> YOUR ASSIGNMENT: Stop at the line containing "extern __shared__ __attribute__((aligned(16)))": every line of the listing from the first up to that one must be set down exactly.

> EXCERPTED DATA:

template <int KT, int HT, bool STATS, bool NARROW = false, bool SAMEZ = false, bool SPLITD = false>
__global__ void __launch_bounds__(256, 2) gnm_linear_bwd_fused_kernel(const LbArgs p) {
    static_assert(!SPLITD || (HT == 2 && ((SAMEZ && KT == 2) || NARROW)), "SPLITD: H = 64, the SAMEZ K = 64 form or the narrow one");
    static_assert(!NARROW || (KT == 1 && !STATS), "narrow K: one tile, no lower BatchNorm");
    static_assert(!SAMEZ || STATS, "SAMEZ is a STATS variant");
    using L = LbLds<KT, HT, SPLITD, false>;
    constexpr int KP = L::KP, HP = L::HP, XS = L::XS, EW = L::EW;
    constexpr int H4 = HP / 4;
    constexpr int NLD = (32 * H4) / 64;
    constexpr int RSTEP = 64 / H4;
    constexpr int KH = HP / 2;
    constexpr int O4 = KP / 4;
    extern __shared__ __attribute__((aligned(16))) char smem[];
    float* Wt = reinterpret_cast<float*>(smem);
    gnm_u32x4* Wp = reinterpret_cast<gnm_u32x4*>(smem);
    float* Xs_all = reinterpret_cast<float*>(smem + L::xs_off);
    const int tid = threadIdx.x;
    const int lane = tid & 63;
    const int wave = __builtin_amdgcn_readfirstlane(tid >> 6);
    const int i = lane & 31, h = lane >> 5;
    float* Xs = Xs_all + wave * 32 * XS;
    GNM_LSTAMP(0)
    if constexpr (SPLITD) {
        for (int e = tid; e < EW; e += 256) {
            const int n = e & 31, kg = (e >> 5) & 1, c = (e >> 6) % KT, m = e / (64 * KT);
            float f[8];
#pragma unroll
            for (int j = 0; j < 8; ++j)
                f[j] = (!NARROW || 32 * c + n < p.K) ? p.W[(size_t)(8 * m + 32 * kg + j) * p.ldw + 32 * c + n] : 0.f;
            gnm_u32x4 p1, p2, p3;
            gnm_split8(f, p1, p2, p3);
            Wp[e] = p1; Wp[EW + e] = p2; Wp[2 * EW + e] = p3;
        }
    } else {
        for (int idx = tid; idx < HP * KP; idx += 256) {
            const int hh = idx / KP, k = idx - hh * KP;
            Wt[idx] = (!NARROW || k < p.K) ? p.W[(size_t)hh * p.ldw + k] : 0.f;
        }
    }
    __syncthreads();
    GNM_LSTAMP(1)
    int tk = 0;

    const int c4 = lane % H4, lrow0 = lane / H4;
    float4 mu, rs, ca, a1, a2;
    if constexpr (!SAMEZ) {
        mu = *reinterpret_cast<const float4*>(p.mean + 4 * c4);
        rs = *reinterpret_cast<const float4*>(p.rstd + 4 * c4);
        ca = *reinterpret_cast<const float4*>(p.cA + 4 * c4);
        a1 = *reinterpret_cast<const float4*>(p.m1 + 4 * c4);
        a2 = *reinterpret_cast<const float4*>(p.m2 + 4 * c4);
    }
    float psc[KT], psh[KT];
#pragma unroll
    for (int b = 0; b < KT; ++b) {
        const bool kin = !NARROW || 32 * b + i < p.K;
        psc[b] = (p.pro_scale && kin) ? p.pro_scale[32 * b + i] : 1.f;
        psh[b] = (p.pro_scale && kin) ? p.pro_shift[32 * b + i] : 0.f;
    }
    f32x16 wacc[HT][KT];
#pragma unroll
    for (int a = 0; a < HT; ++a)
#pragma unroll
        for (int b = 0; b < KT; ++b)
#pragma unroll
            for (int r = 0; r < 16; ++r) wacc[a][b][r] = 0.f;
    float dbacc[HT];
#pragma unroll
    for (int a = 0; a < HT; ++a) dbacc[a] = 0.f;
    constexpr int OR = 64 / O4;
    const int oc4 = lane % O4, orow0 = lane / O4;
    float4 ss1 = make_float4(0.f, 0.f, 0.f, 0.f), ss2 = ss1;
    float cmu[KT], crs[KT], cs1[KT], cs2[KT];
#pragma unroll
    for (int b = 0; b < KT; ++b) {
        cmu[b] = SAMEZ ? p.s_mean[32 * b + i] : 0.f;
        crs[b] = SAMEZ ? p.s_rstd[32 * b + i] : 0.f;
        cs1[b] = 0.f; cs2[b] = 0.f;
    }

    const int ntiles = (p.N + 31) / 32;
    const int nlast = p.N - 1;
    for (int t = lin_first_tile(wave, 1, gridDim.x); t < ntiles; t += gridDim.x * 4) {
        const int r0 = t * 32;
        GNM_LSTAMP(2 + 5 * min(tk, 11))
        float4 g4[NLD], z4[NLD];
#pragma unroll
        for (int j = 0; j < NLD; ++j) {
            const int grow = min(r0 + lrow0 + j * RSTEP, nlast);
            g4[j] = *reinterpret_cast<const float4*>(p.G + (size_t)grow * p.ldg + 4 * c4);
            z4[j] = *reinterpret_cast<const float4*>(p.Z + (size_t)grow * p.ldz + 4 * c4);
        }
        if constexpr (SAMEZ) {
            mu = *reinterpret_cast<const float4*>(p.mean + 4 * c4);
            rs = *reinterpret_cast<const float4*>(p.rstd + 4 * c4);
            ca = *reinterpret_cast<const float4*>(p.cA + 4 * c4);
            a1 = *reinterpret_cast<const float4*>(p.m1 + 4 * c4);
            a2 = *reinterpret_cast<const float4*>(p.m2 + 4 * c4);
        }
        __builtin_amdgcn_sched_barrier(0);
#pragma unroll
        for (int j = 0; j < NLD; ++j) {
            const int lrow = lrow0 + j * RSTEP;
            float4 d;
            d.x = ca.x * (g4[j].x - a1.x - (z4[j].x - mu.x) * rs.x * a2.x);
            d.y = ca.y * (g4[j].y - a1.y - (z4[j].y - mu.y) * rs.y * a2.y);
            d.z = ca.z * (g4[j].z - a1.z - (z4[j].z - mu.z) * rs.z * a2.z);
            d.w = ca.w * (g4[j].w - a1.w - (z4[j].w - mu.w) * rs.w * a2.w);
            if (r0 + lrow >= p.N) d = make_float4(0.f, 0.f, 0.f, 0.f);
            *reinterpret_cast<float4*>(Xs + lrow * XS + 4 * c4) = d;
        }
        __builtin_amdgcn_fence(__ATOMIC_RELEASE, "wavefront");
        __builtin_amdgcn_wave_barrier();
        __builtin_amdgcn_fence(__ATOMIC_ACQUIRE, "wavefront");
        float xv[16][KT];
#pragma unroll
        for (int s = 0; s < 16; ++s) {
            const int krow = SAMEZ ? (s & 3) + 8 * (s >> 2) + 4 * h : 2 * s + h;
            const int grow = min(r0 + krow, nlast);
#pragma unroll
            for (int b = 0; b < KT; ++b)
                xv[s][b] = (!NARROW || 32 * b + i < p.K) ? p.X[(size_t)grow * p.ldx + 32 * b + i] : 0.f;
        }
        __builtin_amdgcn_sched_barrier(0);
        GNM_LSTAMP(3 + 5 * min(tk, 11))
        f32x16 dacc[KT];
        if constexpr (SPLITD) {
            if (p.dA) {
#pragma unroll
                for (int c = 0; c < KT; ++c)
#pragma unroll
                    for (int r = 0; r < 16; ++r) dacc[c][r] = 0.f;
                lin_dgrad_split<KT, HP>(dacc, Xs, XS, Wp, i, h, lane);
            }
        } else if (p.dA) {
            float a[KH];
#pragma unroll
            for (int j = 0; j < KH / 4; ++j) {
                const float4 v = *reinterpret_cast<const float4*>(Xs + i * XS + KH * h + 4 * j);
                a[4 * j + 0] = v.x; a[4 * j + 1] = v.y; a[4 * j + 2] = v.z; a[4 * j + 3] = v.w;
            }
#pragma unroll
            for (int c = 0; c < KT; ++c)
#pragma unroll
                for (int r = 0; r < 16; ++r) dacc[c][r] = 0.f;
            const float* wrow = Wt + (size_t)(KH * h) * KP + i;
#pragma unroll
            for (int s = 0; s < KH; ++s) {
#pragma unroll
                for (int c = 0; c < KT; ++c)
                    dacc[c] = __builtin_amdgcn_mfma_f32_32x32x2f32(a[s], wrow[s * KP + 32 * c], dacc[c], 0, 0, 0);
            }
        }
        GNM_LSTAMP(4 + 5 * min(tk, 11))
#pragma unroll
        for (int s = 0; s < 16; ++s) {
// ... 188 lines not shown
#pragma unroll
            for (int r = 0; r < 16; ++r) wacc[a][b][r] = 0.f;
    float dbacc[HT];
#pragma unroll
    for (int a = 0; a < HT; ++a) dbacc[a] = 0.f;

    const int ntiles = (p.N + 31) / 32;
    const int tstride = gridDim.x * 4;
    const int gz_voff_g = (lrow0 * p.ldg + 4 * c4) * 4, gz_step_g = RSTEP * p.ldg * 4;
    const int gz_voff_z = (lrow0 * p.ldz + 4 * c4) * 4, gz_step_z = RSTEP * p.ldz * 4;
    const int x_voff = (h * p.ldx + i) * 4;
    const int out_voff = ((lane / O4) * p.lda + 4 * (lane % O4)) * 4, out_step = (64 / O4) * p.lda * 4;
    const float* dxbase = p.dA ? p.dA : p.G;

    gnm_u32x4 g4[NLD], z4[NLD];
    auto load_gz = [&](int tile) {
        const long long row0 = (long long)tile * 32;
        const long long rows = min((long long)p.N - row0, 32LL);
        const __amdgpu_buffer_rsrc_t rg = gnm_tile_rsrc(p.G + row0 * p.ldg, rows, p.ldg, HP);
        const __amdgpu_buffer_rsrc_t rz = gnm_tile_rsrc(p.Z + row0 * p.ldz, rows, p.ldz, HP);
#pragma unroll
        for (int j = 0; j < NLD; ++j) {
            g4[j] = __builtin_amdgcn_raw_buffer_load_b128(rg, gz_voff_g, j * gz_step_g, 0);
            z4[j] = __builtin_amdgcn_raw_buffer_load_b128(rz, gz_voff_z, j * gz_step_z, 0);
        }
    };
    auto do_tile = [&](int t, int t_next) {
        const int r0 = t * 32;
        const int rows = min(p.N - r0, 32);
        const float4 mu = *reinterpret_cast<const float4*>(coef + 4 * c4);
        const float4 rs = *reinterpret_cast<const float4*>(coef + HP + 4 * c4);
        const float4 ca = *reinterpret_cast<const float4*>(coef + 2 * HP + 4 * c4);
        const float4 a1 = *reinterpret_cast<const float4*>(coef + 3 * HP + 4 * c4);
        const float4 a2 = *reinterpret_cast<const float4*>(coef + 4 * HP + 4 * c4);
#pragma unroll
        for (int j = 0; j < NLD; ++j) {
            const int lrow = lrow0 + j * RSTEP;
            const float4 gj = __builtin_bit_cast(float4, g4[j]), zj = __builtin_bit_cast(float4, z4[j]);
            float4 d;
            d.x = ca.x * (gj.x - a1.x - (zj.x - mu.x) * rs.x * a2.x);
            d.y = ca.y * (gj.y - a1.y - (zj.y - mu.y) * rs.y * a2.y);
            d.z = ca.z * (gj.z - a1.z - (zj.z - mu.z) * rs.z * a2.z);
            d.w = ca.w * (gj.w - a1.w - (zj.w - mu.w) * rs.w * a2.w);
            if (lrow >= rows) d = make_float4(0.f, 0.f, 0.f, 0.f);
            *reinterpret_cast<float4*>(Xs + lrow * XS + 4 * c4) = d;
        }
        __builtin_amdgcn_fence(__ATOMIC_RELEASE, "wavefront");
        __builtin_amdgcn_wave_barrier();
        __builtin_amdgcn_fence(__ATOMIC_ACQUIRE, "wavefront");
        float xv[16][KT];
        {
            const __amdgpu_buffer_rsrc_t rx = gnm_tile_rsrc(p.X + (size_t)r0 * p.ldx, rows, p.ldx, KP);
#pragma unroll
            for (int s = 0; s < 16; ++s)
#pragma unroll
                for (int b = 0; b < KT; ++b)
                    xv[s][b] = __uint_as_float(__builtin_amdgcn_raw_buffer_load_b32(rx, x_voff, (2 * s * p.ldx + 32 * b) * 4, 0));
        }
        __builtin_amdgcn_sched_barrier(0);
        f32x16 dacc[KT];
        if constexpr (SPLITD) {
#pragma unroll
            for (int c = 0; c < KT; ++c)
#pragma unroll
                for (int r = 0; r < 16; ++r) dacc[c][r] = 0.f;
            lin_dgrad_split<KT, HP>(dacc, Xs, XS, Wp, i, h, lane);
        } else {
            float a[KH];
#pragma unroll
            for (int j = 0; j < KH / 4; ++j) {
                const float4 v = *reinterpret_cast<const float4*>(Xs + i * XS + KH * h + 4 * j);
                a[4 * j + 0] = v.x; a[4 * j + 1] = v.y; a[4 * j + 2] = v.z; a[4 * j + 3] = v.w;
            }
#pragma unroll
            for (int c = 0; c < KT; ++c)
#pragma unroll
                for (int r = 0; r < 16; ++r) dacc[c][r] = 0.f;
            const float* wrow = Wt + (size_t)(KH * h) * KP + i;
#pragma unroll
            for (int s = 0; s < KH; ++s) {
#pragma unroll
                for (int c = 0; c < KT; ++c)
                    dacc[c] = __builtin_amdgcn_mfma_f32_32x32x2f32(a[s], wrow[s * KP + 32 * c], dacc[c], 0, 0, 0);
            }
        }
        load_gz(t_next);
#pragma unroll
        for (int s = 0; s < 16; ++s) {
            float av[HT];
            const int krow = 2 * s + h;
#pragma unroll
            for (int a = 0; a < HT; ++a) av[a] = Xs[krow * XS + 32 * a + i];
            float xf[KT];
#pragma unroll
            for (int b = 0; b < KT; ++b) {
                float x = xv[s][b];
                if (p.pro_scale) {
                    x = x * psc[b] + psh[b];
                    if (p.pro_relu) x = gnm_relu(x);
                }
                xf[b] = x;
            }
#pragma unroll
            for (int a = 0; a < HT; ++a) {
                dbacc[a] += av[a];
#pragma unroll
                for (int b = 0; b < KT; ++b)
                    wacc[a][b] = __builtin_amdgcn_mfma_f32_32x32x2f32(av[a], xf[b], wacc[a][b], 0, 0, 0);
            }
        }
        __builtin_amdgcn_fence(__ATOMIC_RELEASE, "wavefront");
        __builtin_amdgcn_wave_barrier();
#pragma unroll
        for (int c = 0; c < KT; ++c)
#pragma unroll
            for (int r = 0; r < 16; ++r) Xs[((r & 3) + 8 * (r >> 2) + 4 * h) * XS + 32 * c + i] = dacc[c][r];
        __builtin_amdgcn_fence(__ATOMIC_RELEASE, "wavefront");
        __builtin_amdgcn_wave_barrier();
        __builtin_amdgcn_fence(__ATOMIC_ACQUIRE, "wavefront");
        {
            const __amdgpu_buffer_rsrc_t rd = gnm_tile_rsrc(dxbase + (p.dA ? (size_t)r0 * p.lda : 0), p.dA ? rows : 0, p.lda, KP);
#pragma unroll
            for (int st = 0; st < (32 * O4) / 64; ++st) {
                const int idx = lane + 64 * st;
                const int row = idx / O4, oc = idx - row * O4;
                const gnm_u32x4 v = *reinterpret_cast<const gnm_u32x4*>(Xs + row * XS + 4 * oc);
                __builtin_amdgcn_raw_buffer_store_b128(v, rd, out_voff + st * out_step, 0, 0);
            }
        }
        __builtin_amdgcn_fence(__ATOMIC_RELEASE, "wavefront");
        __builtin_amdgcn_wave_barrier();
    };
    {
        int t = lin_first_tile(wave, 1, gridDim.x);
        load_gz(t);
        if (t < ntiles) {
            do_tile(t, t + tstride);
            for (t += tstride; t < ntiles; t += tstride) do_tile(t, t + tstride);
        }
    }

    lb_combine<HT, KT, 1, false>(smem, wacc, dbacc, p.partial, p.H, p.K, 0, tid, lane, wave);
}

> RESULT BELOW:
template <int KT, int HT, bool STATS, bool NARROW = false, bool SAMEZ = false, bool SPLITD = false>
__global__ void __launch_bounds__(256, 2) gnm_linear_bwd_fused_kernel(const LbArgs p) {
    static_assert(!SPLITD || (HT == 2 && ((SAMEZ && KT == 2) || NARROW)), "SPLITD: H = 64, the SAMEZ K = 64 form or the narrow one");
    static_assert(!NARROW || (KT == 1 && !STATS), "narrow K: one tile, no lower BatchNorm");
    static_assert(!SAMEZ || STATS, "SAMEZ is a STATS variant");
    using L = LbLds<KT, HT, SPLITD, false>;
    constexpr int KP = L::KP, HP = L::HP, XS = L::XS, EW = L::EW;
    constexpr int H4 = HP / 4;
    constexpr int NLD = (32 * H4) / 64;
    constexpr int RSTEP = 64 / H4;
    constexpr int KH = HP / 2;
    constexpr int O4 = KP / 4;
    extern __shared__ __attribute__((aligned(16))) char smem[];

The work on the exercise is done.